Eine kleine Namensänderung löst heftige Diskussionen aus: US-Präsident Donald Trump hat das Verteidigungsdepartement diesen Monat offiziell in Kriegsdepartement umbenannt. «Ich denke, dieser Name ist viel zutreffender, angesichts des Zustands, in dem sich die Welt gerade befindet», sagte Trump bei der feierlich einberufenen Pressekonferenz.
Was Kritiker schnell als ersten Schritt zur Kriegstreiberei brandmarkten, stiess bei Trumps Anhängern mehrheitlich auf Zuspruch. Endlich zeige sich die Regierung ehrlich und nenne die Aktivitäten des amerikanischen Staats im Ausland beim Namen, hiess es aus den Reihen der Republikaner. Es sei richtig, dass man die Behörde, welche die Kriege im Irak und in Afghanistan verantwortet hat nun nicht mehr unter dem Stichwort Verteidigung führe, sondern eben unter «Kriegsdepartement». Diese Argumentation verfing selbst in manchen linksliberalen Kreisen, so nannte das Politmagazin «The New Republic» den Beschluss sogar «das Ehrlichste, was Donald Trump je getan hat».
Der Schritt ist aber nur die jüngste Episode im amerikanischen Kulturkampf, der sich nun aufheizt wie seit Jahrzehnten nicht mehr, weil die Konservativen um Trump zwei wichtige Waffen der Progressiven für sich entdeckt haben. So beschränken sich Trumps Anhänger nicht mehr nur auf das Verteidigen des Status quo der Sprache – wie das Konservative bisher taten – sondern setzen sich wie Progressive aktiv für einen Sprachwandel in ihrem Sinn ein – wie man etwa auch bei der Umtaufe des Golfs von Mexico beobachten konnte.
Damit haben die Trumpisten eine der Lehren des Philosophen Michel Foucault verinnerlicht, welche hypothetisiert, dass Sprache eines der wirkungsvollsten Mittel zur Machtausübung ist.

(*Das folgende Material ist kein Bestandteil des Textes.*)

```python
SIGNATURES = {
    "frcnn_abi_version": (_i, []),
    "frcnn_layout_check": (_i, []),
    "frcnn_layout_stamp": (_u64, []),
    "frcnn_last_error": (C.c_char_p, []),
    "frcnn_workspace_bytes": (_sz, [_i, _i64, _i64]),
    "frcnn_anchor_base_host": (_i, [_i, _vp, _i, _vp, _i, _vp]),
    "frcnn_tv_base_anchors_host": (_i, [_f, _vp, _i, _vp]),
    "frcnn_anchor_grid": (_i, [_i, _vp, _vp, _vp, _vp, _vp, _i, _f, _f, _vp, _i64, _vp]),
    "frcnn_box_codec": (_i, [_i, _vp, _vp, _i64, _vp, _vp]),
    "frcnn_pairwise_iou": (_i, [_vp, _i64, _vp, _i64, _f, _vp, _vp]),
    "frcnn_proposal_prologue": (_i, [_vp, _vp, _vp, _i64, _f, _vp, _vp, _vp]),
    "frcnn_topk_sorted": (_i, [_vp, _vp, _i64, _i64, _vp, _vp, _vp, _vp, _vp, _sz, _vp]),
    "frcnn_argsort_desc": (_i, [_vp, _vp, _i64, _vp, _vp, _vp, _vp, _vp, _sz, _vp]),
    "frcnn_nms": (_i, [_vp, _vp, _i64, _f, _i64, _vp, _vp, _vp, _vp, _sz, _vp]),
    "frcnn_nms_classed": (_i, [_vp, _vp, _vp, _i64, _f, _i64, _vp, _vp, _vp, _vp, _sz, _vp]),
    "frcnn_region_proposal": (_i, [_vp, _vp, _vp, _i64, _i, _i, _i, _vp, _i, _f, _f, _f, _i64, _f, _i64, _vp, _i, _vp, _vp, _vp, _vp, _sz, _vp]),
    "frcnn_rpn_head_tail_fwd": (_i, [_vp, _i, _i64, _vp, _vp, _vp, _i, _vp, _vp, _i, _vp, _vp, _vp]),
    "frcnn_rpn_head_tail_ml_fwd": (_i, [_vp, _i, _i, _i, _vp, _i, _vp, _vp, _vp, _i, _vp, _vp, _i, _vp, _vp, _vp]),
    "frcnn_rpn_head_tail_ml_bwd": (_i, [_vp, _vp, _i, _i, _vp, _i, _vp, _vp, _i, _vp, _i, _vp, _vp, _vp, _vp, _vp, _vp, _vp, _vp, _sz, _vp]),
    "frcnn_rpn_conv_head_fwd": (_i, [_vp, _vp, _vp, _vp, _i, _i, _vp, _vp, _vp, _vp, _i, _vp, _vp, _i, _vp, _vp, _vp, _sz, _vp]),
    "frcnn_rpn_conv_bwd_data": (_i, [_vp, _vp, _vp, _vp, _i, _i, _vp, _vp, _sz, _vp]),
    "frcnn_rpn_conv_wgrad": (_i, [_vp, _vp, _vp, _vp, _i, _i, _vp, _vp, _sz, _vp]),
    "frcnn_rpn_conv3x3_f32_workspace": (_sz, [_vp, _vp, _i, _i]),
    "frcnn_gemm_nt_f32_workspace": (_sz, []),
    "frcnn_gemm_nt_f32": (_i, [_vp, _vp, _vp, _i, _i, _i, _i, _vp, _sz, _vp]),
    "frcnn_affine_act_fwd": (_i, [_vp, _vp, _vp, _vp, _vp, _i, _i, _i, _vp]),
    "frcnn_affine_act_bwd": (_i, [_vp, _vp, _vp, _vp, _vp, _i, _i, _i, _vp]),
    "frcnn_affine_act_fwd_mixed": (_i, [_vp, _i, _vp, _vp, _i, _vp, _vp, _vp, _i, _i, _i, _vp]),
    "frcnn_affine_act_bwd_mixed": (_i, [_vp, _i, _vp, _vp, _vp, _vp, _i, _vp, _i, _i, _i, _vp]),
    "frcnn_conv3x3_c3_fwd": (_i, [_vp, _vp, _i, _i, _i, _vp, _vp, _i, _vp, _vp]),
    "frcnn_conv3x3_c3_wgrad_workspace": (_sz, [_i, _i]),
    "frcnn_conv3x3_c3_wgrad": (_i, [_vp, _vp, _i, _i, _i, _vp, _vp, _vp, _vp, _sz, _vp]),
    "frcnn_conv3x3_f32_workspace": (_sz, [_vp, _vp, _i, _i, _i]),
    "frcnn_conv3x3_f32_xt_floats": (_sz, [_vp, _vp, _i, _i]),
    "frcnn_conv3x3_f32_relu_bits_words": (_sz, [_vp, _vp, _i, _i]),
    "frcnn_conv3x3_f32_u_floats": (_sz, [_vp, _vp, _i, _i, _i]),
    "frcnn_conv3x3_f32_products": (_i, [_i]),
    "frcnn_conv3x3_f32_fwd": (_i, [_vp, _vp, _vp, _vp, _i, _i, _i, _vp, _vp, _i, _vp, _vp, _vp, _vp, _sz, _vp]),
    "frcnn_conv3x3_f32_tile_size": (_i, [_vp, _vp, _i]),
    "frcnn_conv3x3_f32_supported": (_i, [_vp, _vp, _i, _i, _i, _i]),
    "frcnn_conv3x3_f32_plan": (_i, [_vp, _vp, _i, _i, _i, _vp, _i]),
    "frcnn_conv3x3_f32_bwd_data": (_i, [_vp, _vp, _vp, _vp, _vp, _i, _i, _i, _vp, _vp, _i, _vp, _i, _vp, _sz, _vp]),
    "frcnn_conv3x3_f32_wgrad": (_i, [_vp, _vp, _vp, _vp, _vp, _i, _i, _i, _vp, _vp, _vp, _i, _vp, _vp, _sz, _vp]),
    "frcnn_conv3x3_f32_bwd": (_i, [_vp, _vp, _vp, _vp, _vp, _i, _i, _i, _vp, _vp, _i, _vp, _vp, _vp, _vp, _vp, _sz, _vp]),
    "frcnn_rpn_conv3x3_f32_fwd": (_i, [_vp, _vp, _vp, _vp, _i, _i, _vp, _vp, _sz, _vp]),
    "frcnn_rpn_conv3x3_f32_bwd_data": (_i, [_vp, _vp, _vp, _vp, _i, _i, _vp, _vp, _sz, _vp]),
    "frcnn_rpn_conv3x3_f32_wgrad": (_i, [_vp, _vp, _vp, _vp, _i, _i, _vp, _vp, _sz, _vp]),
    "frcnn_rpn_targets": (_i, [_i, _vp, _i64, _vp, _i64, _vp, _i64, _vp, _i64, _u64, _u64, _vp, _vp, _vp, _vp, _vp, _sz, _vp]),
    "frcnn_head_targets": (_i, [_i, _vp, _vp, _i64, _vp, _vp, _i64, _i64, _i64, _i64, _vp, _i64, _vp, _i64, _u64, _u64, _vp,
                                _vp, _vp, _vp, _vp, _vp, _vp, _vp]),
    "frcnn_rpn_targets_n": (_i, [_i, _vp, _i64, _vp, _i64, _vp, _vp, _i64, _vp, _i64, _u64, _u64, _vp, _vp, _vp, _vp, _vp, _sz, _vp]),
    "frcnn_head_targets_n": (_i, [_i, _vp, _vp, _i64, _vp, _vp, _i64, _vp, _i64, _i64, _i64, _vp, _i64, _vp, _i64, _u64, _u64, _vp,
                                  _vp, _vp, _vp, _vp, _vp, _vp, _vp, _vp]),
    "frcnn_roi_pool_fwd": (_i, [_vp, _i, _i, _i, _vp, _i64, _i, _i, _f, _vp, _vp, _vp]),
    "frcnn_roi_pool_bwd": (_i, [_vp, _vp, _i64, _i, _i, _i, _i, _i, _vp, _vp]),
    "frcnn_roi_pool_fwd_a16": (_i, [_vp, _i, _i, _i, _vp, _i64, _f, _vp, _vp, _vp]),
    "frcnn_roi_pool_bwd_a16": (_i, [_vp, _vp, _vp, _f, _i64, _i, _i, _i, _vp, _vp]),
    "frcnn_roi_pool_plan": (_i, [_i, _i, _i, _i64, _i, _i, _i, _i, _vp, _i]),
    "frcnn_roi_level_map": (_i, [_vp, _i64, _i, _i, _f, _i, _f, _vp, _vp]),
    "frcnn_ms_roi_align_fwd": (_i, [_vp, _vp, _vp, _vp, _i, _i, _vp, _i64, _i, _i, _i, _i, _i, _f, _i, _vp, _vp, _vp, _vp]),
    "frcnn_roi_scale_order": (_i, [_vp, _i64, _vp, _vp, _vp, _vp, _i, _i, _i, _f, _i, _vp, _vp, _vp, _vp]),
    "frcnn_ms_roi_align_bwd": (_i, [_vp, _vp, _vp, _vp, _vp, _i, _i, _vp, _i64, _i, _i, _i, _i, _i, _f, _i, _vp, _sz, _vp]),
    "frcnn_ms_roi_align_bwd_workspace": (_sz, [_vp, _vp, _i, _i, _i64]),
    "frcnn_detection_loss": (_i, [_vp, _vp, _vp, _vp, _i64, _vp, _vp, _vp, _vp, _i64, _i, _vp, _vp, _vp, _vp, _vp, _vp, _sz, _vp]),
    "frcnn_detect_postprocess": (_i, [_vp, _vp, _vp, _vp, _i64, _i, _f, _vp, _f, _vp, _vp, _vp, _vp, _vp, _vp, _vp, _sz, _vp]),
    "frcnn_detect_merge": (_i, [_i, _vp, _vp, _vp, _vp, _vp, _vp, _i, _f, _f, _f, _vp, _vp, _vp, _vp, _vp, _vp, _i64, _vp, _sz, _vp]),
    "frcnn_detect_merge_soft": (_i, [_i, _vp, _vp, _vp, _vp, _vp, _vp, _i, _f, _f, _f, _i, _f, _f, _vp, _vp, _vp, _vp, _vp, _vp, _i64, _vp, _sz, _vp]),
    "frcnn_eval_update": (_i, [_vp, _vp, _vp, _vp, _i64, _vp, _vp, _vp, _vp, _i64, _vp, _vp, _i, _i, _vp, _vp, _vp, _vp, _vp, _vp, _i64, _vp, _vp,
                                _vp, _sz, _vp]),
    "frcnn_eval_average_precision": (_i, [_vp, _vp, _vp, _i64, _vp, _i, _i, _vp, _vp, _vp, _vp, _sz, _vp]),
    "frcnn_coco_eval_update": (_i, [_vp, _vp, _vp, _vp, _i64, _vp, _vp, _vp, _vp, _vp, _i64, _vp, _vp, _i, _i, _i, _vp, _vp, _vp, _vp, _vp, _vp, _i64,
                                     _vp, _vp, _vp, _sz, _vp]),
    "frcnn_coco_eval_update_pooled": (_i, [_vp, _vp, _vp, _vp, _i64, _vp, _vp, _vp, _vp, _vp, _i64, _vp, _vp, _i, _i, _i, _vp, _vp, _vp, _vp, _vp, _vp,
                                            _i64, _vp, _vp, _vp, _sz, _vp]),
    "frcnn_coco_eval_accumulate": (_i, [_vp, _vp, _vp, _vp, _i64, _vp, _vp, _i, _i, _i, _i, _i, _i, _vp, _vp, _vp, _sz, _vp]),
    "frcnn_eval_ledger_append": (_i, [_vp, _vp, _vp, _i64, _vp, _vp, _vp, _vp, _vp, _i64, _vp, _vp, _vp]),
    "frcnn_eval_merge": (_i, [_i, _i64, _i64, _i, _i64] + [_vp] * 11 + [_vp] * 5 + [_i64] + [_vp] * 3 + [_i64] + [_vp] * 6 + [_vp, _sz, _vp]),
    "frcnn_preprocess_image": (_i, [_vp, _i, _i, _i, _i, _i, _i, _i, _vp, _vp, _vp, _vp, _vp, _sz, _vp]),
    "frcnn_preprocess_boxes": (_i, [_vp, _i64, _i, _i, _i, _i, _i, _vp, _vp]),
    "frcnn_mosaic_workspace": (_sz, [_vp, _i, _i]),
    "frcnn_mosaic": (_i, [_vp, _vp, _i, _i, _vp, _vp, _vp, _vp, _vp, _vp, _vp, _vp, _vp, _vp, _sz, _vp]),
    "frcnn_photometric_workspace": (_sz, [_i, _i]),
# ... 106 lines not shown
```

Daneben haben Trump und die Republikaner womöglich unbemerkt auch eine zweite Gewissheit linker Philosophen für ihre Zwecke umgenutzt: Nämlich die postmoderne Idee, dass es keine objektive Wahrheit gibt, sondern dass jeder Mensch seine eigene Wahrheit hat und auch aussprechen soll. So werden Beiträge auf Donald Trumps Social-Media-Plattform «Truth Social» nicht wie auf X als Tweets bezeichnet, sondern als «Truths», Wahrheiten.
Das Neue dabei ist nicht die Idee von mehreren gleichzeitig existierenden Wahrheiten, sondern die Tatsache, dass mit Trump ein Behördenvertreter und Social-Media-Besitzer über deren Gültigkeit entscheidet. Diese Kumulation von institutioneller und gesellschaftlicher Macht erinnert unweigerlich an die Dystopie George Orwells im Klassiker «1984», in dem ein Diktator zur Machtausübung eine neue Sprache erfindet (Neusprech). Und wo ein Wahrheitsministerium darüber entscheidet, was wie genannt werden darf.
Diese Entwicklung ist nicht unbedingt nur den autoritären Zügen Trumps zuzuschreiben, sondern eine Konsequenz des Erfolgs der postmodernen Philosophie im angelsächsischen Raum. Denn seit den 70er-Jahren wurde die Idee von einer eigenen Wahrheit für jeden Menschen in den USA so populär, dass der simplifizierte Postmodernismus sogar Eingang in die Alltagssprache gefunden hat. Auf Englisch sagt man in Diskussionsrunden seit den 70er-Jahren «Speak your Truth», also «Sag, was für dich wahr ist.»
Dabei baut das Fundament der liberalen Gesellschaft darauf auf, dass man sich auf gewisse Fakten oder Wahrheiten einigen kann und sich nur bezüglich Meinungen vom politischen Gegner unterscheidet. Wenn diese Gewissheit nicht mehr gilt und jeder jederzeit alles infrage stellen kann, ist ein geregelter Diskurs kaum mehr möglich – und führt wie heute in den USA zum Wunsch zweier verfeindeter politischer Lager, mithilfe der Staatsmacht die eigene Vorstellung von Wahrheit und Sprache durchzusetzen.